Sushi a la Francaise, Chinese-Style

We stopped in last night at Musashi, the new Japanese
restaurant in the former Olive Garden space at 6th and Hennepin,
downtown, and took a seat at the sushi bar.

When I asked for omakase, the sushi chef who greeted us gave
me a puzzled look.

"Teppanyaki?," he
asked – or something that sounded like that.

"No, "I said, "omakase."

"We don’t have that."

Just then, a second sushi chef, Noua, overheard our
conversation, and stepped in: "I can do that. How many courses do you want? How
much do you want to spend? Four courses? Five?

Omakase means, roughly, "chef’s choice," and when I have
tried this gambit before, the results have ranged from spectacular (Fuji-ya in
Saint Paul,) to the same stuff we could have ordered from the menu.

We never did agree on a price, but a series of off the menu
dishes started to arrive, starting with a pair of martini glasses, filled with
chunks of raw tuna and salmon with thin slices of cucumber in a soy marinade .
The novelty of this dish was the fake ice cube at the bottom of each glass,
each with a little blinking light that changed colors from to blue to green.
(Actually, mine was stuck on blue.)

Round two was four pieces of raw salmon wrapped around
spears of fresh mango, served over leaves of aromatic Japanese chrysanthemum.
partially cooked with a blow torch by the first sushi chef, presented with a
mound of shredded daikon at the center, topped with a little dollop of lumpfish
caviar. Buried beneath the daikon was
another light cube, again flashing red, blue and green. A little less novel
this time, but still an attractive presentation.

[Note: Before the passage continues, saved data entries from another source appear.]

diff --git a/pyphysim_amd/csrc/philox.hpp b/pyphysim_amd/csrc/philox.hpp
--- a/pyphysim_amd/csrc/philox.hpp
+++ b/pyphysim_amd/csrc/philox.hpp
@@ -95,6 +95,11 @@
     bm_sample_finish(t, sigma, z.x, z.y);
     return z;
 }
+__device__ __forceinline__ double2 cn_finish_unit(const BmFetched& t) {
+    double2 z;
+    bm_sample_finish_unit(t, z.x, z.y);
+    return z;
+}
 
 template <typename T>
 __device__ __forceinline__ cx<T> cn_sample(const Rng& rng, uint32_t stream, uint64_t i, T sigma) {
diff --git a/pyphysim_amd/csrc/pipeline_mimo_pw.hip b/pyphysim_amd/csrc/pipeline_mimo_pw.hip
--- a/pyphysim_amd/csrc/pipeline_mimo_pw.hip
+++ b/pyphysim_amd/csrc/pipeline_mimo_pw.hip
@@ -132,7 +132,7 @@
     }
 }
 
-template <int NW, int DEC, int WPS, bool TD = false, int ABL = 0, bool ROWS = !TD, bool XCH = ROWS && !TD>
+template <int NW, int DEC, int WPS, bool TD = false, int ABL = 0, bool ROWS = !TD, bool XCH = ROWS && !TD, bool FIX = false>
 __global__ __launch_bounds__(64 * NW, WPS) void k_run_mimo_ofdm_pw(MimoParams pp, ModemParams<double> mp, uint64_t seed, uint64_t first,
                                                                    uint64_t count, const double2* __restrict__ g_tw,
                                                                    const double2* __restrict__ g_recs, mcle_counters* counters,
@@ -144,6 +144,7 @@
     static_assert(!(TD && ROWS), "the time-domain form keeps the map wavefront = class");
     static_assert(!XCH || (ROWS && ABL == 0), "the exchange in complex halves belongs to the default form by lane row");
     constexpr bool kAhead = ROWS && ABL == 0;
+    static_assert(!FIX || (kAhead && DEC == WDEC_QAM_CERT), "the scales on the matrix-core operands: default form by lane row, QAM certificate");
 #ifdef MCLE_PW_LATE_B5
     constexpr bool kLateB5 = XCH && kAhead;
 #else
@@ -175,7 +176,8 @@
     for (int m = tid; m < mp.M; m += TB) {
         const cx<T> c = mp.g_table[m];
         s_table[m] = c;
-        s_txtab[m] = cscale(c, tab_scale);
+        if constexpr (FIX) s_txtab[m] = cscale(c, tab_scale / sigma);
+        else s_txtab[m] = cscale(c, tab_scale);
     }
     if constexpr (ROWS) bm_tables_to_lds_pairs(s_bm, tid, TB);
     else bm_tables_to_lds(s_bm, tid, TB);
@@ -370,8 +372,13 @@
                     for (int cc = 0; cc < 8; ++cc) {
                         if (cc + 1 < 8) fetch(cc + 1);
                         __builtin_amdgcn_sched_barrier(0);
-                        v[cc] = cn_finish(ft[cc][0], sigma);
-                        v[8 + cc] = cn_finish(ft[cc][1], sigma);
+                        if constexpr (FIX) {
+                            v[cc] = cn_finish_unit(ft[cc][0]);
+                            v[8 + cc] = cn_finish_unit(ft[cc][1]);
+                        } else {
+                            v[cc] = cn_finish(ft[cc][0], sigma);
+                            v[8 + cc] = cn_finish(ft[cc][1], sigma);
+                        }
                         __builtin_amdgcn_sched_barrier(0);
                     }
                 }
@@ -589,7 +596,9 @@
                     cx<T> hA;
                     if constexpr (kAhead) hA = hA_ahead;
                     else hA = s_H[(ln & 3) * NT + (ln >> 4)];
-                    const T hre = hA.x, him = hA.y, nhim = -hA.y;
+                    const T hre = hA.x, him = hA.y;
+                    [[maybe_unused]] T nhim = 0;
+                    if constexpr (!FIX) nhim = -hA.y;
 #pragma unroll
                     for (int i = 0; i < 4; ++i) {
                         cx<T> X[4];
@@ -607,7 +616,8 @@
                         }
 #pragma unroll
                         for (int jj = 0; jj < 4; ++jj) {
-                            yr[jj] = __builtin_amdgcn_mfma_f64_4x4x4f64(nhim, X[jj].y, yr[jj], 0, 0, 0);
+                            if constexpr (FIX) yr[jj] = __builtin_amdgcn_mfma_f64_4x4x4f64(him, X[jj].y, yr[jj], 0, 0, 1);
+                            else yr[jj] = __builtin_amdgcn_mfma_f64_4x4x4f64(nhim, X[jj].y, yr[jj], 0, 0, 0);
                             yi[jj] = __builtin_amdgcn_mfma_f64_4x4x4f64(hre, X[jj].y, yi[jj], 0, 0, 0);
                             v[4 * i + jj] = mk<T>(yr[jj], yi[jj]);
                         }
@@ -617,6 +627,45 @@
                 cx<T> gA;
                 if constexpr (kAhead) gA = gA_ahead;
                 else gA = s_G[(ln & 3) * NR + (ln >> 4)];
+                if constexpr (FIX) {
+                    const T sc1 = sigma * walk_fix_c1(mp.qam_scale), c0 = walk_fix_c0(mp.qam_L);
+                    const T g2re = gA.x * sc1, g2im = gA.y * sc1;
+                    const uint32_t hw = max((uint32_t)__double2hiint(g2re) & 0x7FFFFFFFu, (uint32_t)__double2hiint(g2im) & 0x7FFFFFFFu);
+                    const bool over = walk_wave_max(hw) >= mp.quad_lut;
+#pragma unroll
+                    for (int i = 0; i < 4; ++i) {
+                        T dj[4], di[4];
+#pragma unroll
+                        for (int jj = 0; jj < 4; ++jj) {
+                            const int u = 4 * i + jj;
+                            T xr = __builtin_amdgcn_mfma_f64_4x4x4f64(g2re, v[u].x, c0, 0, 0, 0);
+                            T xi = __builtin_amdgcn_mfma_f64_4x4x4f64(g2im, v[u].x, c0, 0, 0, 1);
+                            xr = __builtin_amdgcn_mfma_f64_4x4x4f64(g2im, v[u].y, xr, 0, 0, 1);
+                            xi = __builtin_amdgcn_mfma_f64_4x4x4f64(g2re, v[u].y, xi, 0, 0, 1);
+                            dj[jj] = xr;
+                            di[jj] = xi;
+                        }
+                        walk_mfma_settle8(dj, di);
+                        uint32_t lv;
+                        const bool ok = walk_qam_fixed4_delivered(mp, dj, di, lv) && !over;
+                        if (__builtin_expect(__builtin_amdgcn_ballot_w64(!ok) != 0, 0)) {
+                            const cx<T> gB = s_G[(ln & 3) * NR + (ln >> 4)];
+                            const T sre = gB.x * sigma, sim = gB.y * sigma;
+                            cx<T> e[4];
+#pragma unroll
+                            for (int jj = 0; jj < 4; ++jj) {
+                                const int u = 4 * i + jj;
+                                T xr = __builtin_amdgcn_mfma_f64_4x4x4f64(sre, v[u].x, 0.0, 0, 0, 0);
+                                T xi = __builtin_amdgcn_mfma_f64_4x4x4f64(sim, v[u].x, 0.0, 0, 0, 0);
+                                xr = __builtin_amdgcn_mfma_f64_4x4x4f64(sim, v[u].y, xr, 0, 0, 1);
+                                xi = __builtin_amdgcn_mfma_f64_4x4x4f64(sre, v[u].y, xi, 0, 0, 0);
+                                e[jj] = mk<T>(xr, xi);
+                            }
+                            lv = walk_qam_levels4<T, true>(mp, s_table, e);
+                        }
+                        walk_qam_count_levels4(mp, lv, wds[i], se, be);
+                    }
+                } else {
                 const T gre = gA.x, gim = gA.y, ngim = -gA.y;
 #pragma unroll
                 for (int i = 0; i < 4; ++i) {
@@ -638,6 +687,7 @@
                         for (int jj = 0; jj < 4; ++jj) tx[jj] = (int)((wds[i] >> (8 * jj)) & 0xFFu);
                         walk_decide<DEC, 4>(mp, s_table, nullptr, e, tx, se, be);
                     }
+                }
                 }
                 } else {
                     T keep = er[0][0] + ei[NW - 1][UU - 1];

Then came a third course – a sort of seafood medley covered
in a spicy mayonnaise the color of Thousand Island dressing, dappled with
orange flying fish row. Actually quite tasty.

And for the grand finale, four little rice balls wrapped in
eel and white tuna, again presented with a flashing litecube by chef #1. This
was, he informed us, "French-style sushi."

I have never seen anything like it in France, but the
phrase, French-style sushi rang a bell. The last place I went that offered
"French-style sushi" was the Mt. Fuji in Maple Grove, which serves up neon
day-glo fantasies on the theme of sushi far more elaborate than anything
dreamed of in the land of the rising sun. The chefs at Mt. Fuji are Chinese, as
are the owners of Musashi, and Wasabi, which opened last year near the
Metrodome.

It turns out that Minneapolis may be prt of a global trend. According to a December 2006 report from Agence France-Presse, an estimated 90 percent of all the Japanese-style restaurants in France are Chinese-owned.

So I asked sushi chef #1 where he was from, and he said,
China. "Are you all from China?" I asked. "We’re from Asia," sushi chef #3
offered, helpfully. "Not me, " shouted out Noua, in perfect English " I’m from Saint
Paul."

Overall, some of the off-the-menu omakase dishes were pretty good, some of it was just okay, and mostly it was kind of weird. It certainly didn’t seem very Japanese, but maybe that’s okay. Neither is teppanyaki, really, nor California rolls. I did see a lot of "normal" sushi come out of the sushi bar while we were dining, and it looked the same as it does everywhere else.

Bottom line: dinner
with the four omakase dishes and a spicy tuna roll, plus tax, tip, and a couple
of drinks apiece came to just under $120.